You can see that not all the combinations of category and subcategory are shown. For example, the Audio/Televisions combination is not in the list. The following query populates the matrix:

EVALUATE
SUMMARIZECOLUMNS (
    'Product'[Category],
    'Product'[Category Code],
    'Product'[Subcategory],
    'Product'[Subcategory Code],
    "Sales Amount", 'Sales'[Sales Amount]
)
ORDER BY
    'Product'[Category Code],
    'Product'[Category],
    'Product'[Subcategory Code],
    'Product'[Subcategory]

SUMMARIZECOLUMNS is used to group by four columns (categories are sorted by category code, and subcategories by subcategory code; hence, all four columns need to be present in the group-by list) and to compute the Sales Amount value.

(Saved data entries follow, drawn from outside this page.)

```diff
diff --git a/profiles/probes/dense_sort_slices.py b/profiles/probes/dense_sort_slices.py
--- /dev/null
+++ b/profiles/probes/dense_sort_slices.py
@@ -0,0 +1,48 @@
+import os, sys, time
+sys.path.insert(0, os.path.dirname(os.path.dirname(os.path.dirname(os.path.abspath(__file__)))))
+import numpy as np
+import torch
+import paillier_halo2_amd as pz
+
+nc, n = int(os.environ.get("COLS", "768")), 1 << int(os.environ.get("LOG_N", "17"))
+reps = int(os.environ.get("REPS", "5"))
+eng = pz.Engine(0)
+eng.bind_torch_stream()
+s, t = (0x2B7 << 236) + 0x4321, 0xFEEDC0DE1234567
+ks = np.frombuffer(b"".join(int(s + i * t).to_bytes(32, "little") for i in range(n)), dtype="<u8").reshape(-1, 4).copy()
+d_k = torch.from_numpy(ks.view(np.int64)).cuda()
+eng.fr_convert_dev(d_k.data_ptr(), n, True)
+d_b = torch.zeros((n, 8), dtype=torch.int64, device="cuda")
+eng.g1_fixed_base_mul_dev(d_k.data_ptr(), n, d_b.data_ptr())
+eng.sync()
+tb = eng.load_bases_dev(d_b.data_ptr(), n, window_bits=16)
+gen = torch.Generator(device="cuda")
+gen.manual_seed(0x5043)
+d_s = torch.randint(-(1 << 63), (1 << 63) - 1, (nc, n, 4), dtype=torch.int64, device="cuda", generator=gen)
+d_s[:, :, 3] &= 0x0FFFFFFFFFFFFFFF
+eng.fr_convert_dev(d_s.data_ptr(), nc * n, True)
+d_o = torch.zeros((nc, 12), dtype=torch.int64, device="cuda")
+eng.timing_enable(True)
+outs = {}
+modes = os.environ.get("MODES", "auto,8192,16384,32768,%d,default,auto,32768,8192" % n).split(",")
+for name in modes:
+    hint = None if name == "auto" else pz.MSM_DENSE
+    os.environ.pop("PZ_MSM_DENSE_SLICE", None)
+    if name not in ("auto", "default"):
+        os.environ["PZ_MSM_DENSE_SLICE"] = name
+    fn = lambda: eng.msm_dev(tb, d_s.data_ptr(), nc, n, 4 * n, d_o.data_ptr(), density=hint)
+    fn(); eng.sync()
+    outs[name] = d_o.cpu().numpy().copy()
+    eng.timing_reset()
+    t0 = time.perf_counter()
+    for _ in range(reps):
+        fn()
+    eng.sync()
+    dt = (time.perf_counter() - t0) / reps
+    sort, acc, tree, whole = (eng.timing_get(w)[0] / reps for w in (5, 0, 6, 4))
+    print("slice=%-7s cols=%d  sort %.2f ms  accumulate %.2f ms  tree %.2f ms  msm %.2f ms  wall %.2f ms" % (
+        name, nc, sort, acc, tree, whole, dt * 1e3), flush=True)
+if len(outs) > 1:
+    pts = {k: eng.g1_normalize(v.view(np.uint64)) for k, v in outs.items()}
+    first = next(iter(pts.values()))
+    print("same points:", all(bool(np.array_equal(first, p)) for p in pts.values()), flush=True)
```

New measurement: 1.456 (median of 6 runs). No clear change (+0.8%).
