# MarkTakken/kf2vecFSW

Hardware: AMD Instinct MI355X
Metric: Gbases/s k-mer→.kf build at k=7; achieved HBM GB/s vs gfx950 peak (higher is better)
Workload: dtype u32

## Files before the change

kf2vecfsw_amd/build.py:

```python
from __future__ import annotations

import hashlib
import os
import subprocess
import sys

HERE = os.path.dirname(os.path.abspath(__file__))
CSRC = os.path.join(HERE, "csrc")
OUT = os.path.join(HERE, "libkf2vec_gpu.so")
BUILD = os.path.join(HERE, "_build")
ARCH = os.environ.get("KF_OFFLOAD_ARCH", "gfx950")
HIPCC = os.environ.get("HIPCC", "/opt/rocm/bin/hipcc")

SOURCES_HIP = ["kf_count.hip", "kf_bucket.hip", "kf_chunks.hip", "kf_sparse.hip", "kf_index.hip", "kf_rows.hip",
               "kf_kmers.hip", "kf_merge.hip", "kf_chunkfeat.hip", "kf_kfparse.hip"]
SOURCES_CPP = ["kf_host.cpp"]
DEPS = SOURCES_HIP + SOURCES_CPP + ["kf_internal.h", "kf_front.h", "kf_scan.h", "kf_compact.h", "../../include/kf2vec_gpu.h"]


def source_id() -> str:
    h = hashlib.sha256(ARCH.encode())
    for d in sorted(DEPS):
        h.update(b"\0" + os.path.basename(d).encode() + b"\0")
        with open(os.path.join(CSRC, d), "rb") as f:
            h.update(f.read())
    return h.hexdigest()[:16]


def embedded_id(path: str) -> str | None:
    try:
        with open(path, "rb") as f:
            blob = f.read()
    except OSError:
        return None
    i = blob.find(b"KF_BUILD_ID=")
    if i < 0:
        return None
    j = blob.find(b"\0", i)
    return blob[i + 12: j].decode(errors="replace")


def _stale() -> bool:
    return embedded_id(OUT) != source_id()


def build(force: bool = False, verbose: bool = False, ablation: bool = False, out: str | None = None) -> str:
    import fcntl
    out = out or OUT
    if not force and not ablation and out == OUT and not _stale():
        return OUT
    os.makedirs(BUILD, exist_ok=True)
    with open(os.path.join(BUILD, ".lock"), "w") as lk:
        fcntl.flock(lk, fcntl.LOCK_EX)
        if not force and not ablation and out == OUT and not _stale():
            return OUT
        return _build_locked(verbose, ablation, out)


HEADERS = ["kf_internal.h", "kf_front.h", "kf_scan.h", "kf_compact.h", "../../include/kf2vec_gpu.h"]

_TOOLCHAIN: list[bytes] = []


def _toolchain_id() -> bytes:
    if not _TOOLCHAIN:
        out = b""
        for cmd in ([HIPCC, "--version"], ["g++", "--version"]):
            try:
                out += subprocess.run(cmd, capture_output=True, check=False).stdout
            except OSError:
                out += b"missing:" + cmd[0].encode()
        _TOOLCHAIN.append(out)
    return _TOOLCHAIN[0]


def _object(src: str, cmd_tail: list[str], csrc: str = CSRC) -> tuple[str, bool]:
    h = hashlib.sha256(" ".join(cmd_tail).encode() + b"\0" + _toolchain_id())
    for d in [src] + HEADERS:
        with open(os.path.join(csrc, d), "rb") as f:
            h.update(f.read())
    o = os.path.join(BUILD, f"{src}.{h.hexdigest()[:16]}.o")
    return o, os.path.exists(o)


ABL_PATCHES = [os.path.join(HERE, "..", "tools", "zoo", "bucket_ablations.patch")]


def _ablation_sources() -> str:
    import shutil
    root = os.path.join(BUILD, "abl_src")
    shutil.rmtree(root, ignore_errors=True)
    shutil.copytree(CSRC, os.path.join(root, "kf2vecfsw_amd", "csrc"))
# ... 79 lines not shown
```

kf2vecfsw_amd/csrc/kf_bucket.hip:

```cpp
#include <hip/hip_runtime.h>
#include <stdint.h>
#include <stdlib.h>

#include <algorithm>
#include <cstdio>
#include <mutex>
#include <vector>

#include "kf_front.h"
#include "kf_internal.h"
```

SUMMARIZECOLUMNS produces the list of all the existing combinations of the four columns. Because all the columns come from the same table, SUMMARIZECOLUMNS is like a SUMMARIZE that groups the Product table by the four columns, computes the measure, and then removes rows that produce empty results. In other words, the code is equivalent to the following:

EVALUATE
FILTER (
    ADDCOLUMNS (
        SUMMARIZE (
            'Product',
            'Product'[Category],
            'Product'[Category Code],
            'Product'[Subcategory],
            'Product'[Subcategory Code]
        ),
        "Sales Amount", 'Sales'[Sales Amount]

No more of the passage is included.